In the study, Professor Morgan’s team tested samples from almost 2,000 myeloma patients enrolled on the Medical Research Council’s Myeloma IX study, a clinical trial. Their aim was to look for specific miRNAs that could show whether a patient had higher or lower risk myeloma.
Using a technique called genomic sequencing, Professor Morgan’s team found three clusters of miRNAs linked with high risk myeloma – two on the X chromosome, and one on chromosome 13. The patients with the worse survival odds – those who, over time, were more likely to die of myeloma – had more of these miRNAs than those who lived with myeloma for longer. It’s possible that looking at levels of these miRNAs in patients could make it easier to spot the patients at highest risk.

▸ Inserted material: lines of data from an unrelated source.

+  uint32_t hz = *reinterpret_cast<const QMPC_AS4 uint32_t*>(kb + offsetof(QmpcParams, horizon));
+  uint32_t nsg = *reinterpret_cast<const QMPC_AS4 uint32_t*>(kb + offsetof(QmpcParams, so_nseg));
+  qmpc_u32x2 ct = *reinterpret_cast<const QMPC_AS4 qmpc_u32x2*>(kb + offsetof(QmpcParams, ctab));
+  qmpc_u32x2 cc = *reinterpret_cast<const QMPC_AS4 qmpc_u32x2*>(kb + offsetof(QmpcParams, clear_counts));
+  qmpc_u32x2 dc = *reinterpret_cast<const QMPC_AS4 qmpc_u32x2*>(kb + offsetof(QmpcParams, dbg_clk));
+  asm volatile("; qmpc kernarg batch back"
+               : "+s"(b0), "+s"(b1), "+s"(b3), "+s"(b4), "+s"(xds), "+s"(hz), "+s"(nsg), "+s"(ct), "+s"(cc), "+s"(dc));
+#define QMPC_KA(T, blk, off, f) qmpc_ka_ptr<T>(blk, off, offsetof(QmpcParams, f))
+#define QMPC_KA_I(blk, off, f) blk[(offsetof(QmpcParams, f) - (off)) / 4]
+  A.p = QMPC_KA(const float, b0, O0, p); A.v = QMPC_KA(const float, b0, O0, v); A.q = QMPC_KA(const float, b0, O0, q);
+  A.w = QMPC_KA(const float, b0, O0, w); A.r = QMPC_KA(const float, b0, O0, r); A.yaw = QMPC_KA(const float, b0, O0, yaw);
+  A.traj = QMPC_KA(const float, b0, O0, traj); A.gait = QMPC_KA(const uint8_t, b0, O0, gait);
+  A.weights = QMPC_KA(const float, b1, O1, weights); A.alpha = QMPC_KA(const float, b1, O1, alpha);
+  A.x_drag = QMPC_KA(const float, b1, O1, x_drag);
+  A.weights_stride = (int)QMPC_KA_I(b1, O1, weights_stride); A.alpha_stride = (int)QMPC_KA_I(b1, O1, alpha_stride);
+  A.x_drag_stride = (int)xds; A.horizon = (int)hz;
+  A.ctab = qmpc_ka_ptr<const double>(ct, 0, 0); A.dbg_clk = qmpc_ka_ptr<long long>(dc, 0, 0);
+  A.hint_iters = QMPC_KA(const int32_t, b3, O3, hint_iters); A.hint_hard = (int)QMPC_KA_I(b3, O3, hint_hard);
+  A.hint_max_r = QMPC_KA(const int32_t, b3, O3, hint_max_r);
+  A.prio_cu = QMPC_KA(unsigned long long, b3, O3, prio_cu); A.prio_tag = QMPC_KA_I(b3, O3, prio_tag);
+  H.clear_counts = qmpc_ka_ptr<int>(cc, 0, 0); H.hint_max_z = QMPC_KA(int32_t, b3, O3, hint_max_z);
+  H.so_order = QMPC_KA(unsigned long long, b4, O4, so_order); H.so_first = (int)QMPC_KA_I(b4, O4, so_first);
+  H.so_nseg = (int)nsg;
+#undef QMPC_KA
+#undef QMPC_KA_I
+}
+
+struct QmpcKeysRaw {
+  uint32_t graw;
+  float rraw, pk, wv, tr0, tr1, wk;
+  float q __attribute__((ext_vector_type(4)));
+};
+__device__ __forceinline__ QmpcKeysRaw qmpc_robot_keys_wave_load(const QmpcStage0Args& A, const int i, const int lane) {
+  const int h = A.horizon;
+  const uint32_t* g4 = reinterpret_cast<const uint32_t*>(A.gait + (size_t)i * 4 * h);
+  QmpcKeysRaw R;
+  R.graw = g4[lane < h ? lane : 0];
+  R.rraw = A.r[(size_t)i * 12 + (lane < 12 ? lane : 0)];
+  const int k = (lane < 3) ? lane : (lane < 6 ? lane - 3 : 0);
+  const bool rot = lane < 3;
+  const float* q = A.q + (size_t)i * 4;
+  const float* tr = A.traj + (size_t)i * 12 * h;
+  typedef float f32x4u __attribute__((ext_vector_type(4), aligned(4)));
+  R.q = *reinterpret_cast<const f32x4u*>(q);
+  R.pk = A.p[(size_t)i * 3 + k];
+  R.wv = (rot ? A.w : A.v)[(size_t)i * 3 + k];
+  R.tr0 = tr[(rot ? 0 : 3) + k];
+  R.tr1 = tr[(rot ? 6 : 9) + k];
+  R.wk = A.weights[(size_t)i * A.weights_stride + (rot ? 0 : 3) + k];
+  return R;
+}
+__device__ __forceinline__ QmpcKeys qmpc_robot_keys_wave_eval(const QmpcParams& P, const QmpcKeysRaw& R, const float yaw, const float alpha,
+                                                              const int h, const int lane) {
+  const uint32_t graw = (lane < h) ? R.graw : 0u;
+  const float rraw = (lane < 12) ? R.rraw : 0.f;
+  const unsigned m = qmpc_stance_set(graw);
+  int nst = 0, first3 = 0;
+#pragma unroll
+  for (int f = 0; f < 4; ++f) {
+    const unsigned long long bf = __ballot((m >> f) & 1u);
+    nst += __popcll(bf);
+    first3 += __popcll(bf & 7ull);
+  }
+  const unsigned long long nz = __ballot(m != 0u);
+  unsigned set0 = 0u;
+  int run = 0;
+  if (nz != 0ull) {
+    const int k0 = __builtin_ctzll(nz);
+    set0 = (unsigned)__builtin_amdgcn_readlane((int)m, k0);
+    const unsigned long long ne = ~(__ballot(m == set0 && lane < h) >> k0);
+    run = ne ? __builtin_ctzll(ne) : 64;
+    run = run < h - k0 ? run : h - k0;
+  }
+  const int k = (lane < 3) ? lane : (lane < 6 ? lane - 3 : 0);
+  const bool rot = lane < 3;
+  const float T = (float)h * (float)P.dt;
+  const float qw = R.q[0], qx = R.q[1], qy = R.q[2], qz = R.q[3];
+  const float ang = (k == 0) ? 2.f * (qw * qx + qy * qz) : (k == 1 ? 2.f * (qw * qy - qz * qx) : yaw);
+  const float x0 = rot ? ang : R.pk;
+  const float xd = R.wv;
+  const float e = (x0 - R.tr0) + T * (xd - R.tr1);
+  const float wk = R.wk;
+  const float ialpha = 1.f / (alpha + 1e-30f);
   const float t_acc = wk * __builtin_fabsf(e), t_dem = __builtin_sqrtf(wk * ialpha) * __builtin_fabsf(e);
   float acc = 0.f, wsum = 1e-30f, dem = 0.f;
 #pragma unroll
@@ -352,12 +510,28 @@
 #endif
 
 #ifdef QMPC_FIXED_STAMP
+#define QMPC_ENTRY_TICK(k) const long long qmpc_entry_clk##k = clock64()
+#define QMPC_ENTRY_STORE(rid)                                                                  \
+  do {                                                                                         \
+    if (A.dbg_clk && (threadIdx.x & 63) == 0 && threadIdx.x < 256) {                           \
+      long long* row__ = A.dbg_clk + (size_t)((rid) + P.batch * 2) * 16 + (threadIdx.x >> 6) * 4; \
+      row__[0] = qmpc_entry_clk0;                                                              \
+      row__[1] = qmpc_entry_clk1;                                                              \
+    }                                                                                          \
+  } while (0)
+#define QMPC_ISSUED_TICK()                                                                                  \
+  do {                                                                                                      \
+    if (PRE && PK.dbg_clk && lane == 0 && tid < 256) PK.dbg_clk[(size_t)(rid + PK.batch * 2) * 16 + (tid >> 6) * 4 + 2] = clock64(); \
+  } while (0)
 #define QMPC_WAVE_TICK(k)                                                                                   \
   do {                                                                                                      \
     if (PK.dbg_clk && lane == 0 && tid < 256) PK.dbg_clk[(size_t)(rid + PK.batch) * 16 + (tid >> 6) * 4 + (k)] = clock64(); \
   } while (0)
 #else
 #define QMPC_WAVE_TICK(k) do { } while (0)
+#define QMPC_ENTRY_TICK(k) do { } while (0)
+#define QMPC_ENTRY_STORE(rid) do { } while (0)
+#define QMPC_ISSUED_TICK() do { } while (0)
 #endif
 
 #ifdef QMPC_STOP_AFTER
@@ -387,20 +561,23 @@
 #define QMPC_STOP(k, regs) do { } while (0)
 #endif
 
-template <int RB, bool V5, bool CMD, bool ADMM = false, bool WARM = false, bool PHA = false, bool BIG = false, bool PRIO = false>
+template <int RB, bool V5, bool CMD, bool ADMM = false, bool WARM = false, bool PHA = false, bool BIG = false, bool PRIO = false,
+          bool PRE = false>
 __device__ __forceinline__ bool solve_one(const int rid, const int tid, Smem<RB>& S, const QmpcParams& PK,
-                                          const bool ws_cold = false) {
+                                          const bool ws_cold = false,
+                                          const QmpcStage0Args* pre = nullptr) {
   using C = Cfg<RB>;
   constexpr int NP = C::NP, CW = C::CW, NT = C::NT, KMAX = C::KMAX, KW = C::KW, RE = C::RE;
   const QmpcParams& P = S.par;
   const int lane = tid & (WAVE - 1);
   const int i = tid % NP;
   const int c = tid / NP;
-  const int h = PK.horizon;
+#define QMPC_A(f) (PRE ? pre->f : PK.f)
+  const int h = QMPC_A(horizon);
   const int nfs = 4 * h;
   constexpr int HMAX = C::HMAX;
   constexpr int NFG = (4 * HMAX + 63) / 64;
-  long long* dbg_clk = PK.dbg_clk ? PK.dbg_clk + (size_t)rid * 16 : nullptr;
+  long long* dbg_clk = QMPC_A(dbg_clk) ? QMPC_A(dbg_clk) + (size_t)rid * 16 : nullptr;
   QMPC_TICK(0);
   {
     const double none[1] = {0.0};
@@ -410,8 +587,16 @@
   __builtin_amdgcn_s_setprio(3);
   bool hard = false;
   int hfloor = 0;
-  if (PK.hint_hard > 0) {
-    const int32_t* grp = (const int32_t*)__builtin_assume_aligned(PK.hint_iters + (rid & ~15), 64);
+  [[maybe_unused]] qmpc_i32x16 hint_grp = {};
+  [[maybe_unused]] int hint_top = 0;
+  if constexpr (PRE) {
+    if (QMPC_A(hint_hard) > 0) {
+      const int ru = __builtin_amdgcn_readfirstlane(rid);
+      hint_grp = *reinterpret_cast<const QMPC_AS4 qmpc_i32x16*>((unsigned long long)(QMPC_A(hint_iters) + (ru & ~15)));
+      hint_top = *reinterpret_cast<const QMPC_AS4 int32_t*>((unsigned long long)QMPC_A(hint_max_r));
+    }
+  } else if (QMPC_A(hint_hard) > 0) {
+    const int32_t* grp = (const int32_t*)__builtin_assume_aligned(QMPC_A(hint_iters) + (rid & ~15), 64);
     int mine = 0, ge = 0;
 #pragma unroll
     for (int k = 0; k < 16; ++k) mine = ((rid & 15) == k) ? grp[k] : mine;
@@ -419,9 +604,9 @@
     for (int k = 0; k < 16; ++k) ge += (grp[k] >= mine) ? 1 : 0;
     mine = __builtin_amdgcn_readfirstlane(mine);
     ge = __builtin_amdgcn_readfirstlane(ge);
-    const int top = __builtin_amdgcn_readfirstlane(*PK.hint_max_r);
-    hard = mine >= PK.hint_hard && 5 * mine >= 3 * top && ge <= 2;
-    hfloor = hard ? 3 : ((mine >= PK.hint_hard && 5 * mine >= 2 * top && ge <= 4) ? 2 : 0);
+    const int top = __builtin_amdgcn_readfirstlane(*QMPC_A(hint_max_r));
+    hard = mine >= QMPC_A(hint_hard) && 5 * mine >= 3 * top && ge <= 2;
+    hfloor = hard ? 3 : ((mine >= QMPC_A(hint_hard) && 5 * mine >= 2 * top && ge <= 4) ? 2 : 0);
   }
 
   unsigned long long prio_mine = 0ull;
@@ -437,8 +622,8 @@
   static_assert(sizeof(QmpcParams) % 4 == 0 && sizeof(QmpcParams) / 4 <= 256, "parameter block copy");
   uint32_t g_par = 0;
   if (tid < (int)(sizeof(QmpcParams) / 4)) g_par = reinterpret_cast<const uint32_t*>(&PK)[tid];
-  float g_yaw = cmdm ? PK.c_rpy[(size_t)rid * 3 + 2] : PK.yaw[rid];
-  float g_xdrag = cmdm ? PK.c_xci[rid] : PK.x_drag[(size_t)rid * PK.x_drag_stride];
+  float g_yaw = cmdm ? PK.c_rpy[(size_t)rid * 3 + 2] : QMPC_A(yaw)[rid];
+  float g_xdrag = cmdm ? PK.c_xci[rid] : QMPC_A(x_drag)[(size_t)rid * QMPC_A(x_drag_stride)];
   float c_p0 = 0.f, c_p1 = 0.f, c_p2 = 0.f;
   QmpcTrajGen tg;
   if (cmdm) {
@@ -461,7 +646,7 @@
       return (unsigned char)qmpc_cmd_gait_bit(fs >> 2, PK.c_gait_iteration[rid], PK.c_gait_offsets[(size_t)rid * 4 + leg],
                                               PK.c_gait_durations[(size_t)rid * 4 + leg], h);
     }
-    return (unsigned char)PK.gait[(size_t)rid * nfs + fs];
+    return (unsigned char)QMPC_A(gait)[(size_t)rid * nfs + fs];
   };
   unsigned char g_gait = 0;
   unsigned char g_gaitx[NFG > 1 ? NFG - 1 : 1] = {};
@@ -481,84 +666,135 @@
       g_r1 = qmpc_cmd_foot_offset(pf[1], c_p1);
       g_r2 = qmpc_cmd_foot_offset(pf[2], c_p2);
     } else {
-      const float* r = PK.r + (size_t)rid * 12;
+      const float* r = QMPC_A(r) + (size_t)rid * 12;
       g_r0 = r[0 * 4 + mb];
       g_r1 = r[1 * 4 + mb];
       g_r2 = r[2 * 4 + mb];
     }
   }
+  typedef float f32x4u __attribute__((ext_vector_type(4), aligned(4)));
+  typedef float f32x3u __attribute__((ext_vector_type(3), aligned(4)));
+  [[maybe_unused]] f32x4u t_q = {1.f, 0.f, 0.f, 0.f};
+  [[maybe_unused]] f32x3u t_w = {0.f, 0.f, 0.f}, t_v = {0.f, 0.f, 0.f};
   float g_q[4] = {1.f, 0.f, 0.f, 0.f}, g_w[3] = {0.f, 0.f, 0.f}, g_v[3] = {0.f, 0.f, 0.f};
   float g_p = 0.f, g_traj = 0.f, g_wt = 0.f;
   if (e_thr) {
-    const float* q = (cmdm ? PK.c_orientation : PK.q) + (size_t)rid * 4;
-    const float* om = (cmdm ? PK.c_omega_world : PK.w) + (size_t)rid * 3;
-    const float* v = (cmdm ? PK.c_v_world : PK.v) + (size_t)rid * 3;
-#pragma unroll
-    for (int k = 0; k < 4; ++k) g_q[k] = q[k];
-#pragma unroll
-    for (int k = 0; k < 3; ++k) {
-      g_w[k] = om[k];
-      g_v[k] = v[k];
+    const float* q = (cmdm ? PK.c_orientation : QMPC_A(q)) + (size_t)rid * 4;
+    const float* om = (cmdm ? PK.c_omega_world : QMPC_A(w)) + (size_t)rid * 3;
+    const float* v = (cmdm ? PK.c_v_world : QMPC_A(v)) + (size_t)rid * 3;
+    if constexpr (PRE) {
+      t_q = *reinterpret_cast<const f32x4u*>(q);
+      t_w = *reinterpret_cast<const f32x3u*>(om);
+      t_v = *reinterpret_cast<const f32x3u*>(v);
+    } else {
+#pragma unroll
+      for (int k = 0; k < 4; ++k) g_q[k] = q[k];
+#pragma unroll
+      for (int k = 0; k < 3; ++k) {
+        g_w[k] = om[k];
+        g_v[k] = v[k];
+      }
     }
     if (cmdm) {
       if (erow >= 3 && erow < 6) g_p = (erow == 3) ? c_p0 : (erow == 4 ? c_p1 : c_p2);
       g_traj = qmpc_cmd_traj_value(tg, ek, erow);
       g_wt = qmpc_cmd_weight(erow);
     } else {
-      if (erow >= 3 && erow < 6) g_p = PK.p[(size_t)rid * 3 + (erow - 3)];
-      g_traj = PK.traj[(size_t)rid * 12 * h + eidx0];
-      g_wt = PK.weights[(size_t)rid * PK.weights_stride + erow];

The team also discovered other important miRNAs, showing that patients deemed low risk by current tests actually fall into at least two different categories. The researchers found key differences in miRNA signatures in ‘low risk’ patients, with one group much more likely to suffer worse outcomes. The results show the existence of a third, ‘intermediate’ group of patients in myeloma who may need more urgent treatment than they currently receive.
Professor Morgan said: “We’re pleased to have found new links between miRNAs and myeloma. Our next challenge is to develop a test to use in the clinic, which could in the future become an important part of routine care.
“We also need to take our findings to the next stage, which is to find out more about the actual role of these miRNAs in the development of cancer. One exciting thing about the emerging field of miRNA studies is the promise of developing possible new drugs to target them. Some of the miRNAs we linked with myeloma have already been implicated in other cancers, and it’s certain that at least some miRNAs are playing an active role in causing cancer.”